→ **SUPPLIED MATERIAL**
Segment Open

# caizexin/GenVC

Hardware: AMD Instinct MI355X
Metric: utterances/s (streaming, 1 s chunks; with RTF and first-chunk latency) (higher is better)
Workload: dtype f32; 1 GPU; GenVC_small streaming, 1 s chunks, top_k=1, batch 1 per GPU (BASELINE configs[1]); parallelism=replicas x1, utterances sharded by rank, all_gather of token ids

## Files before the change

### genvc_amd/csrc/gemm.h

```cpp
#pragma once
#include "common.h"

namespace gvc {

__host__ __device__ __forceinline__ size_t fm16_index(int m, int k, int K) {
    return ((size_t)(m >> 4) * (K >> 4) + (k >> 4)) * 256 + (size_t)((((m & 15) + 16 * ((k & 15) >> 2)) << 2) + (k & 3));
}

enum GemmAct { ACT_NONE = 0, ACT_GELU_NEW = 1, ACT_RELU = 2, ACT_GELU_ERF = 3 };
enum GemmAAct { AACT_NONE = 0, AACT_LRELU = 1 };

struct GemmEpi {
    const float* bias;
    long long bias_batch_stride;
    int act;
    const float* resid;
    int ldr;
    long long resid_batch_stride;
    long long resid_batch_stride2;
    int resid_fm16;
    int geglu;
    const float* resid2;
    float out_scale;
    int c_fm16;
// ... 159 lines not shown
        } else {
            const int b = m / e.T, t = m - b * e.T;
            const int h = c / e.head_dim, j = c - h * e.head_dim;
            float* cache = which == 1 ? e.kcache : e.vcache;
            const size_t at = (((size_t)p.slot * e.n_head + h) * e.max_seq + (t + p.base)) * e.head_dim + j;
            if (e.kv_bf16) {
                ushort4 o;
                o.x = f32_to_bf16(v.x); o.y = f32_to_bf16(v.y); o.z = f32_to_bf16(v.z); o.w = f32_to_bf16(v.w);
                *reinterpret_cast<ushort4*>(reinterpret_cast<unsigned short*>(cache) + at) = o;
            } else {
                *reinterpret_cast<float4*>(cache + at) = v;
            }
        }
        return;
    }
    if (e.geglu) {
        *reinterpret_cast<float2*>(G.C + fm16_index(m, n >> 1, G.N >> 1)) = make_float2(gelu_erf(v.y) * v.x, gelu_erf(v.w) * v.z);
        return;
    }
    if (e.resid) {
        const float4 r = *reinterpret_cast<const float4*>(e.resid + (e.resid_fm16 ? fm16_index(m, n, G.N) : (size_t)m * e.ldr + n));
        v.x += r.x; v.y += r.y; v.z += r.z; v.w += r.w;
    }
    if (e.resid2) {
        const float4 r = *reinterpret_cast<const float4*>(e.resid2 + (size_t)m * e.ldr + n);
        v.x += r.x; v.y += r.y; v.z += r.z; v.w += r.w;
    }
    if (e.out_scale != 0.f) { v.x *= e.out_scale; v.y *= e.out_scale; v.z *= e.out_scale; v.w *= e.out_scale; }
    if (e.c_fm16) { *reinterpret_cast<float4*>(G.C + fm16_index(m, n, G.N)) = v; return; }
    *reinterpret_cast<float4*>(G.C + (size_t)m * G.ldc + n) = v;
}

typedef float f32x16 __attribute__((ext_vector_type(16)));

__global__ __launch_bounds__(256) void k_gemm_f32(const GemmArgs G);
__global__ void k_splitk_epilogue(const GemmArgs G);

int launch_gemm_skinny(GemmArgs G, int SK, long long work_cap, hipStream_t s);
int launch_ln_sum_rows(const float* x_in, float* x_out, float* a, const float* part, int SK, const float* bias, int rows, int d,
                       const float* ln_w, const float* ln_b, int a_fm16, hipStream_t s);
struct LnFuse {
    const float* x_in; float* x_out;
    const float* part; int SK; const float* pbias;
    const float* ln_w; const float* ln_b;
    int rows;
};
int launch_gemm_skinny_ln(GemmArgs G, const LnFuse& P, hipStream_t s);
int launch_gemm_strip(GemmArgs G, int sk_max, long long work_cap, int raw_partials, int* sk_used, hipStream_t s);
void gemm_init_attributes();
__global__ void k_to_fm16(const float* src, float* dst, int N, int K);
__global__ void k_to_fm16_bf16(const float* src, unsigned short* dst, int N, int K);

int launch_gemm_cap(GemmArgs G, int batch, long long work_cap, hipStream_t s);

}
```

### genvc_amd/csrc/gemm.hip

```cpp
#include "gemm.h"
#include "gemm_b16.h"
#include <algorithm>

namespace gvc {

constexpr int BM = 64, BN = 64, BK = 32, LDL = 36;

__global__ __launch_bounds__(256) void k_gemm_f32(const GemmArgs G) {
    __shared__ __attribute__((aligned(16))) float As[2][BM * LDL];
    __shared__ __attribute__((aligned(16))) float Bs[2][BN * LDL];
    const int tid = threadIdx.x, lane = tid & 63, wave = tid >> 6;
    const int wm = wave >> 1, wn = wave & 1;
    const int batch = blockIdx.z / G.SK, sk = blockIdx.z - batch * G.SK;
    const int m0 = blockIdx.y * BM, n0 = blockIdx.x * BN;
    const int ntile_all = (G.K + BK - 1) / BK;
    const int tps = (ntile_all + G.SK - 1) / G.SK;
    const int kbeg = sk * tps * BK;
    const int kend = min(G.K, kbeg + tps * BK);
    const int nt = kend > kbeg ? (kend - kbeg + BK - 1) / BK : 0;
    const float* Ab = G.A + gemm_boff(G, batch, G.a_batch_stride, G.a_batch_stride2);
    const float* Wb = G.Wt + gemm_binner(G, batch) * G.w_batch_stride;

    float4 ra[2], rb[2];
    auto load_tile = [&](int kt) {
// ... 34 lines not shown
    if (nt > 0) {
        load_tile(0);
        store_tile(0);
    }
    __syncthreads();
    int buf = 0;
    const int arow = (wm * 32 + (lane & 31)) * LDL + (lane >> 5) * 4;
    const int brow = (wn * 32 + (lane & 31)) * LDL + (lane >> 5) * 4;
    for (int kt = 0; kt < nt; ++kt) {
        if (kt + 1 < nt) load_tile(kt + 1);
#pragma unroll
        for (int kk = 0; kk < 4; ++kk) {
            const float4 a4 = *reinterpret_cast<const float4*>(&As[buf][arow + kk * 8]);
            const float4 b4 = *reinterpret_cast<const float4*>(&Bs[buf][brow + kk * 8]);
            acc = __builtin_amdgcn_mfma_f32_32x32x2f32(a4.x, b4.x, acc, 0, 0, 0);
            acc = __builtin_amdgcn_mfma_f32_32x32x2f32(a4.y, b4.y, acc, 0, 0, 0);
            acc = __builtin_amdgcn_mfma_f32_32x32x2f32(a4.z, b4.z, acc, 0, 0, 0);
            acc = __builtin_amdgcn_mfma_f32_32x32x2f32(a4.w, b4.w, acc, 0, 0, 0);
        }
        if (kt + 1 < nt) store_tile(buf ^ 1);
        __syncthreads();
        buf ^= 1;
    }

    const int n = n0 + wn * 32 + (lane & 31);
#pragma unroll
    for (int r = 0; r < 16; ++r) {
        const int m = m0 + wm * 32 + (r & 3) + 8 * (r >> 2) + 4 * (lane >> 5);
        if (m < G.M && n < G.N) {
            if (G.SK > 1)
                G.work[(((size_t)batch * G.SK + sk) * G.M + m) * G.N + n] = acc[r];
            else
                gemm_store(G, batch, m, n, acc[r]);
        }
    }
}

__global__ void k_splitk_epilogue(const GemmArgs G) {
    const int batch = blockIdx.z;
    const size_t mn = (size_t)G.M * G.N;
    for (size_t i = (size_t)blockIdx.x * blockDim.x + threadIdx.x; i < mn; i += (size_t)gridDim.x * blockDim.x) {
        const float* w = G.work + (size_t)batch * G.SK * mn + i;
        float pv[16];
#pragma unroll
        for (int s = 0; s < 16; ++s) pv[s] = w[(size_t)min(s, G.SK - 1) * mn];
        float v = 0.f;
#pragma unroll
        for (int s = 0; s < 16; ++s)
            if (s < G.SK) v += pv[s];
        gemm_store(G, batch, (int)(i / G.N), (int)(i % G.N), v);
    }
}

int launch_gemm_cap(GemmArgs G, int batch, long long work_cap, hipStream_t s) {
    GVC_REQUIRE(G.K % 4 == 0 && G.lda % 4 == 0 && G.ldw % 4 == 0 && G.conv_cin % 4 == 0 && G.conv_tap_stride % 4 == 0,
                GVC_ERR_ARG, "gemm: K/lda/ldw/conv strides must be multiples of 4 (K=%d lda=%d ldw=%d)", G.K, G.lda, G.ldw);
    const int tm = cdiv(G.M, BM), tn = cdiv(G.N, BN);
    const long long tiles = (long long)tm * tn * batch;
    int SK = 1;
    constexpr int sk_tiles = 128, sk_target = 192;
    if (tiles < sk_tiles && G.work) {
        SK = (int)((sk_target + tiles - 1) / tiles);
        const int max_by_k = G.K / (4 * BK) > 0 ? G.K / (4 * BK) : 1;
        if (SK > max_by_k) SK = max_by_k;
        if (SK > 16) SK = 16;
        while (SK > 1 && (long long)batch * SK * G.M * G.N > work_cap) --SK;
    } else if (tiles < 2 * sk_tiles && G.K >= 64 * BK && G.work) {
        SK = (int)((4 * sk_tiles + tiles - 1) / tiles);
        if (SK > G.K / (16 * BK)) SK = G.K / (16 * BK);
        while (SK > 1 && (long long)batch * SK * G.M * G.N > work_cap) --SK;
    }
    G.SK = SK;
    dim3 grid(tn, tm, batch * SK);
    hipLaunchKernelGGL(k_gemm_f32, grid, dim3(256), 0, s, G);
    GVC_LAUNCH_CHECK();
    if (SK > 1) {
        const long long mn = (long long)G.M * G.N;
        int gx = (int)((mn + 255) / 256);
        if (gx > 2048) gx = 2048;
        hipLaunchKernelGGL(k_splitk_epilogue, dim3(gx, 1, batch), dim3(256), 0, s, G);
        GVC_LAUNCH_CHECK();
    }
    return GVC_OK;
}

typedef float f32x4 __attribute__((ext_vector_type(4)));

template <int WB> struct WRaw { typedef float4 T; };
template <> struct WRaw<1> { typedef uint2 T; };
__device__ __forceinline__ float4 w_f4(const float4& r) { return r; }
__device__ __forceinline__ float4 w_f4(const uint2& u) {
    return make_float4(__uint_as_float(u.x << 16), __uint_as_float(u.x & 0xffff0000u), __uint_as_float(u.y << 16),
                       __uint_as_float(u.y & 0xffff0000u));
}

template <int MT, int NW, int WB = 0, int NC = 0>
__global__ __launch_bounds__(NW * 64) void k_gemm_skinny(const GemmArgs G) {
    extern __shared__ __attribute__((aligned(16))) float red_raw[];
    float (*red)[MT][256] = reinterpret_cast<float (*)[MT][256]>(red_raw);
    const int tid = threadIdx.x, lane = tid & 63, wave = tid >> 6;
    const int r = lane & 15, g = lane >> 4;
    const int n0 = blockIdx.x * 16;
    const int kslice = G.K / G.SK;
    const int kw = kslice / NW;
    const int kb16 = (blockIdx.y * kslice + wave * kw) >> 4;
    const int K16 = G.K >> 4;
    typedef typename WRaw<WB>::T wraw_t;
    const wraw_t* wp = reinterpret_cast<const wraw_t*>(G.Wt) + ((size_t)(n0 >> 4) * K16 + kb16) * 64 + lane;
    const float* ap[MT];
#pragma unroll
    for (int t = 0; t < MT; ++t) ap[t] = G.A + ((size_t)t * K16 + kb16) * 256 + lane * 4;
    f32x4 acc[MT];
#pragma unroll
    for (int t = 0; t < MT; ++t) acc[t] = {0.f, 0.f, 0.f, 0.f};
    EpiPre pre;
    {
        int pm, pn;
        bool four = false;
        if constexpr (MT <= 2) {
            pm = 16 * (tid >> 8) + 4 * (lane >> 4) + ((tid >> 6) & 3); pn = n0 + (lane & 15);
        } else {
            const bool pfm = G.SK == 1 && G.e.c_fm16;
            const int pt = tid >> 6, pj = tid & 63;
            pm = 16 * pt + (pfm ? (pj & 15) : (pj >> 2)); pn = n0 + 4 * (pfm ? (pj >> 4) : (pj & 3));
            four = true;
        }
        if (G.SK == 1) pre = gemm_prefetch(G, min(pm, G.M - 1), pn, four);
    }
    constexpr int U = NC > 0 ? (32 / (MT * NC) >= 8 ? 8 : 32 / (MT * NC)) : (32 / (1 + MT) >= 8 ? 8 : (32 / (1 + MT) >= 4 ? 4 : 2));
    float wn[MT][NC > 0 ? NC : 1], mc[MT][NC > 0 ? NC : 1], lc[MT][NC > 0 ? NC : 1];
    const float* pp[MT];
    if constexpr (NC > 0) {
        const int kg = blockIdx.y * kslice + wave * kw;
        const int h = kg / G.att_hd, pstride = G.att_hd + 4;
#pragma unroll
// ... 739 lines not shown
```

Segment Closed

→ **WHAT IS REQUIRED**
Your task is to restate, word for word, the lines from the beginning of the records to the line with "## Files before the change", inclusive.

→ **TASK SOLUTION**
# caizexin/GenVC

Hardware: AMD Instinct MI355X
Metric: utterances/s (streaming, 1 s chunks; with RTF and first-chunk latency) (higher is better)
Workload: dtype f32; 1 GPU; GenVC_small streaming, 1 s chunks, top_k=1, batch 1 per GPU (BASELINE configs[1]); parallelism=replicas x1, utterances sharded by rank, all_gather of token ids

## Files before the change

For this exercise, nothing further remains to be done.